Each third protrusion 55 protrudes toward the first exterior member 22. Each third protruding portion 55 is in contact with the outer surface of the first exterior member 22. Each third protruding portion 55 presses the first exterior member 22, for example. The first exterior member 22 is elastically sandwiched between the third protruding portions 55 and the second main body portion 51. As a result, the coupling of the second path regulating member 50 to the first exterior member 22 is strengthened. Accordingly, movement of the second path regulating member 50 attached to the outer periphery of the first exterior member 22 in the lengthwise direction of the first exterior member 22 is suppressed.
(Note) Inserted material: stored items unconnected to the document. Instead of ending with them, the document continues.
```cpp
struct GroupHyper {
    double kl_thresh;
    float eps_clip, dual_clip, vf_coef, max_grad_norm, target_kl;
    int norm_adv, use_lagrangian, value_clip;
    float beta1, beta2, adam_eps, one_minus_b1, one_minus_b2;
    int pad;
};
struct GroupAgent {
    const float* P;
    float *Pw, *M, *V, *G;
    PpoBatchPtrs bp;
    WgradPtrs wp;
    const float* gsq_part; CtrlBlock* ctrl;
    float rescale; float lam[FSRL_MAX_CRITICS];
    int n_dev, nparts;
    GroupHyper hp;
};
struct GroupStep {
    int mb_start, mb_size, step, mb_index;
    int first_in_pass, last_in_pass, iters_in_pass, active;
    int pass; float step_size, bc2_sqrt; int pad;
};
__device__ __forceinline__ PpoStepArgs group_step_args(const PpoStepArgs& base, const GroupAgent& a, const GroupStep& st) {
    PpoStepArgs sa = base;
    sa.mb_start = st.mb_start; sa.mb_size = st.mb_size; sa.step = st.step; sa.mb_index = st.mb_index;
    sa.first_in_pass = st.first_in_pass; sa.last_in_pass = st.last_in_pass; sa.iters_in_pass = st.iters_in_pass;
    sa.pass = st.pass; sa.step_size = st.step_size; sa.bc2_sqrt = st.bc2_sqrt;
    sa.rescale = a.rescale;
#pragma unroll
    for (int i = 0; i < FSRL_MAX_CRITICS; ++i) sa.lam[i] = a.lam[i];
    const GroupHyper& h = a.hp;
    sa.eps_clip = h.eps_clip; sa.dual_clip = h.dual_clip; sa.vf_coef = h.vf_coef; sa.max_grad_norm = h.max_grad_norm;
    sa.target_kl = h.target_kl; sa.kl_thresh = h.kl_thresh;
    sa.norm_adv = h.norm_adv; sa.use_lagrangian = h.use_lagrangian; sa.value_clip = h.value_clip;
    sa.beta1 = h.beta1; sa.beta2 = h.beta2; sa.adam_eps = h.adam_eps;
    sa.one_minus_b1 = h.one_minus_b1; sa.one_minus_b2 = h.one_minus_b2;
    return sa;
}

template <int H, int R>
__global__ __launch_bounds__(4 * H) void ppo_fwd_bwd_group_kernel(const ModelDesc md, const GroupAgent* __restrict__ tab,
                                                                 const GroupStep* __restrict__ steps,
                                                                 const PpoStepArgs base) {
    __shared__ TileSmem<H> sm;
    const GroupStep st = steps[blockIdx.y];
    if (!st.active) return;
    const GroupAgent& a = tab[blockIdx.y];
    const PpoStepArgs sa = group_step_args(base, a, st);
    ppo_fwd_bwd_body<H, R>(sm, a.P, md, a.bp, sa);
}

template <int H>
__global__ __launch_bounds__(4 * H) void ppo_fwd_bwd_group_mix_kernel(const ModelDesc md, const GroupAgent* __restrict__ tab,
                                                                     const GroupStep* __restrict__ steps, const PpoStepArgs base,
                                                                     const int n32, const int per_net) {
    __shared__ __align__(16) unsigned char raw[sizeof(TileSmem<H, 32>)];
    const GroupStep st = steps[blockIdx.y];
    if (!st.active) return;
    const GroupAgent& a = tab[blockIdx.y];
    const PpoStepArgs sa = group_step_args(base, a, st);
    ppo_fwd_bwd_mixed<H>(raw, a.P, md, a.bp, sa, n32, per_net);
}

template <int H, bool BIG, bool FUSE, int R>
__global__ __launch_bounds__(1024, BIG ? 4 : 8) void ppo_wgrad_group_kernel(const ModelDesc md, const GroupAgent* __restrict__ tab,
                                                              const GroupStep* __restrict__ steps,
                                                              const PpoStepArgs base) {
    const GroupStep st = steps[blockIdx.y];
    if (!st.active) return;
    const GroupAgent& a = tab[blockIdx.y];
    const PpoStepArgs sa = group_step_args(base, a, st);
    WgradPtrs wp = a.wp;
    wp.X = a.bp.obs_p + (size_t)st.mb_start * md.Do;
    const int tiles = (st.mb_size + 15) >> 4;
    ppo_wgrad_body<H, BIG, FUSE, BIG ? WG_MAXU : 4>(md, wp, tiles * 16, sa, tiles * (16 / R));
}

__global__ __launch_bounds__(ADAM_NT) void adam_clip_group_kernel(const ModelDesc md, const GroupAgent* __restrict__ tab,
                                                                 const GroupStep* __restrict__ steps,
                                                                 const PpoStepArgs base) {
    const GroupStep st = steps[blockIdx.y];
// ... 6 lines not shown
```

### fsrl_amd/engine.py

```python
import ctypes as C
from dataclasses import dataclass
from typing import Optional, Sequence

import numpy as np

from . import _lib

_f32p, _f64p = C.POINTER(C.c_float), C.POINTER(C.c_double)
_u8p, _i32p, _i64p = C.POINTER(C.c_uint8), C.POINTER(C.c_int32), C.POINTER(C.c_int64)


def _ptr(a, t):
    return a.ctypes.data_as(t) if a is not None else None


@dataclass
class EngineConfig:
    obs_dim: int = 8
    act_dim: int = 2
    hidden: int = 128
    hidden_sizes: Optional[Sequence[int]] = None
    force_layered: bool = False
    n_critics: int = 2
    env_num: int = 20
# ... 355 lines not shown
        st = None if state is None else np.ascontiguousarray(state, np.float32)
        tt = None if t is None else np.ascontiguousarray(t, np.int32)
        od = None if ordinal is None else np.ascontiguousarray(ordinal, np.int64)
        _lib.check(self.lib.fsrl_devenv_set_state(h, _ptr(st, _f32p), _ptr(tt, _i32p), _ptr(od, _i64p)))

    def collect_device(self, h, n_episode, deterministic=False, bound_method=1, low=None, high=None, max_steps_per_launch=0):
        lo = np.ascontiguousarray(low, np.float32) if low is not None else None
        hi = np.ascontiguousarray(high, np.float32) if low is not None else None
        steps, cost = C.c_int64(), C.c_double()
        nt, ntr, nep, nl = C.c_int32(), C.c_int32(), C.c_int32(), C.c_int32()
        ep_rew, ep_len = np.zeros(max(int(n_episode), 1), np.float64), np.zeros(max(int(n_episode), 1), np.int32)
        _lib.check(self.lib.fsrl_collect_device(
            self._ctx, h, int(n_episode), int(bool(deterministic)), int(bound_method), _ptr(lo, _f32p), _ptr(hi, _f32p),
            int(max_steps_per_launch), C.byref(steps), C.byref(cost), C.byref(nt), C.byref(ntr), _ptr(ep_rew, _f64p),
            _ptr(ep_len, _i32p), C.byref(nep), C.byref(nl)))
        k = nep.value
        return dict(steps=int(steps.value), total_cost=float(cost.value), terminated=int(nt.value), truncated=int(ntr.value),
                    ep_rews=ep_rew[:k], ep_lens=ep_len[:k], launches=int(nl.value))

    def actor_set_resident(self, on=True, idle_timeout_us=0.0):
        _lib.check(self.lib.fsrl_actor_set_resident(self._ctx, int(bool(on)), float(idle_timeout_us)))

    def actor_release(self):
        self.lib.fsrl_actor_release(self._ctx)

    def actor_resident_stats(self):
        out = np.zeros(3, np.int64)
        _lib.check(self.lib.fsrl_actor_resident_stats(self._ctx, _ptr(out, _i64p)))
        return dict(launches=int(out[0]), requests=int(out[1]), live=bool(out[2]))

    def store_sizes(self, n=None):
        n = self.cfg.env_num if n is None else int(n)
        out = np.empty(n, np.int64)
        _lib.check(self.lib.fsrl_store_sizes(self._ctx, _ptr(out, _i64p), n))
        return out

    def focops_init(self, actor_lr=5e-4, critic_lr=1e-3, l2_reg=1e-3, delta=0.02, eta=0.02, tem_lambda=0.95,
                    max_grad_norm=0.5):
        cfg = _lib.FocopsConfig(actor_lr, critic_lr, l2_reg, delta, eta, tem_lambda, float(max_grad_norm or 0.0))
        _lib.check(self.lib.fsrl_focops_init(self._ctx, C.byref(cfg)))

    def focops_set_plan(self, four_launch: int = 0):
        _lib.check(self.lib.fsrl_focops_set_plan(self._ctx, int(four_launch)))

    def focops_update(self, nu, nu_loss, batch_size, repeat, perms=None, seed=0):
        _lib.check(self.lib.fsrl_focops_set_nu(self._ctx, float(nu), float(nu_loss)))
        stats, stopped = self.ppo_update([0.0], 1.0, batch_size, repeat, perms=perms, seed=seed)
        return stats[:, :_lib.FOCOPS_NSTATS], stopped

    def ppo_begin(self, lagrangians: Sequence[float], rescaling: float, batch_size: int) -> int:
        lag = np.ascontiguousarray(lagrangians, np.float64).reshape(-1)
        n = C.c_int64()
        _lib.check(self.lib.fsrl_ppo_begin(self._ctx, _ptr(lag, _f64p) if lag.size else None,
                                           float(rescaling), int(batch_size), C.byref(n)))
        self._n = n.value
        return n.value

    def ppo_pass(self, perm=None, seed: int = 0, wait: bool = True) -> bool:
        stopped = C.c_int32()
        if perm is not None:
            perm = np.ascontiguousarray(perm, np.int64)
            assert perm.size == self._n, "permutation length != batch length"
        _lib.check(self.lib.fsrl_ppo_pass(self._ctx, _ptr(perm, _i64p), int(seed), C.byref(stopped) if wait else None))
        return bool(stopped.value)

    def ppo_pass_result(self) -> bool:
        stopped = C.c_int32()
        _lib.check(self.lib.fsrl_ppo_pass_result(self._ctx, C.byref(stopped)))
        return bool(stopped.value)

    def ppo_end(self):
        n = C.c_int64()
        _lib.check(self.lib.fsrl_ppo_end(self._ctx, None, 0, C.byref(n)))
        return n.value

    def ppo_end_stats(self, max_steps: int):
        n = C.c_int64()
        out = np.empty((max(max_steps, 1), _lib.PPO_NSTATS), np.float32)
        _lib.check(self.lib.fsrl_ppo_end(self._ctx, _ptr(out, _f32p), out.shape[0], C.byref(n)))
        return out[:n.value]

    def ppo_set_plan(self, tall_tiles: int = -1):
        _lib.check(self.lib.fsrl_ppo_set_plan(self._ctx, int(tall_tiles)))

    def ppo_update(self, lagrangians, rescaling, batch_size, repeat, perms=None, seed=0):
        n = self.ppo_begin(lagrangians, rescaling, batch_size)
        stopped_pass = -1
        steps_per_pass = max(1, -(-n // max(batch_size, 1)))
        try:
            for k in range(repeat):
                if self.ppo_pass(None if perms is None else perms[k], seed + k if seed else 0):
                    stopped_pass = k
                    break
            stats = self.ppo_end_stats(steps_per_pass * max(repeat, 1))
        except BaseException:
            self.ppo_abort()
            raise
        return stats, stopped_pass

    def batch_get(self, which: str):
        n = self._n
        cols = 1 if which == "logp_old" else self.cfg.n_critics
        out = np.empty((n, cols), np.float32)
        _lib.check(self.lib.fsrl_batch_get(self._ctx, which.encode(), _ptr(out, _f32p), out.size))
        return out[:, 0] if which == "logp_old" else out

    def gae_return(self, v, v_next, rew, end_flag, gamma, gae_lambda):
        v = np.ascontiguousarray(v, np.float32); v_next = np.ascontiguousarray(v_next, np.float32)
        rew = np.ascontiguousarray(rew, np.float64)
        end = np.ascontiguousarray(end_flag).astype(np.uint8)
        out = np.empty(rew.size, np.float64)
        _lib.check(self.lib.fsrl_gae_return(self._ctx, _ptr(v, _f32p), _ptr(v_next, _f32p),
                                            _ptr(rew, _f64p), _ptr(end, _u8p), rew.size, float(gamma),
                                            float(gae_lambda), _ptr(out, _f64p)))
        return out

    def launch_floors(self, mb_rows=256, iters=200):
        out = np.zeros(4, np.float64)
        _lib.check(self.lib.fsrl_launch_floors(self._ctx, int(mb_rows), int(iters), _ptr(out, _f64p)))
        return dict(zip(("fwdbwd", "wgrad", "adam", "triple"), out.tolist()))

    def nstep_return(self, metric, end_flag, target_q, indices, gamma, n_step):
        metric = np.ascontiguousarray(metric, np.float64)
        end = np.ascontiguousarray(end_flag).astype(np.uint8)
        tq = np.ascontiguousarray(target_q, np.float32)
        shape = tq.shape
        bsz = shape[0] if tq.ndim else 0
        tq2 = tq.reshape(bsz, -1) if bsz else tq.reshape(0, 1)
        idx = np.ascontiguousarray(indices, np.int64).reshape(int(n_step), bsz) if n_step >= 1 else np.zeros((0, bsz), np.int64)
        out = np.empty(tq2.shape, np.float64)
        _lib.check(self.lib.fsrl_nstep_return(self._ctx, _ptr(metric, _f64p), _ptr(end, _u8p), metric.size,
                                              _ptr(tq2, _f32p), _ptr(idx, _i64p), bsz, tq2.shape[1], float(gamma),
                                              int(n_step), _ptr(out, _f64p)))
        return out.reshape(shape)

    def tr_begin(self, target_kl=0.01, backtrack_coeff=0.8, damping=0.1, l2_reg=0.0, critic_lr=1e-3,
                 max_backtracks=10, optim_critic_iters=10, cg_iters=10, norm_adv=True,
                 cost_limit=float("inf")) -> int:
        cfg = _lib.TrConfig(target_kl, backtrack_coeff, damping, l2_reg, critic_lr, max_backtracks,
                            optim_critic_iters, cg_iters, int(norm_adv),
                            cost_limit if np.isfinite(cost_limit) else 1e300)
        n = C.c_int64()
        _lib.check(self.lib.fsrl_tr_begin(self._ctx, C.byref(cfg), C.byref(n)))
        self._n = n.value
        return n.value

    @property
    def n_actor_params(self) -> int:
        return int(self.lib.fsrl_actor_param_count(self._ctx))

    def tr_linesearch_evals(self, cap=64):
        out = np.zeros(cap, np.int32)
        n = int(self.lib.fsrl_tr_linesearch_evals(self._ctx, _ptr(out, _i32p), cap))
        return out[:n]

    def tr_grad(self, which: int):
        out = np.empty(self.n_actor_params, np.float32)
        _lib.check(self.lib.fsrl_tr_grad(self._ctx, int(which), _ptr(out, _f32p), out.size))
        return out

    def tr_hvp(self, v):
        v = np.ascontiguousarray(v, np.float32)
        out = np.empty_like(v)
        _lib.check(self.lib.fsrl_tr_hvp(self._ctx, _ptr(v, _f32p), _ptr(out, _f32p), v.size))
        return out
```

Note that when the first exterior member 22 is inserted into the second path regulating member 50, the opening width of the second insertion port 52 does not necessarily return to its original width, that is, the width when the first exterior member 22 is not inserted. Specifically, the elastic deformation by which the second path regulating member 50 attempts to return to its original shape is hindered by the first exterior member 22, whereby the opening width of the second insertion port 52 is slightly larger than the original width in some cases. Also, when the first exterior member 22 is inserted in the second path regulating member 50, the first exterior member 22 is bent due to the pressure of the second path regulating member 50, whereby the opening width of the second insertion port 52 returns to its original width in some cases. That is, the above-described opening width when the first exterior member 22 is inserted into the second path regulating member 50 is based on the rigidity and ease of bending of the first exterior member 22 and the second path regulating member 50.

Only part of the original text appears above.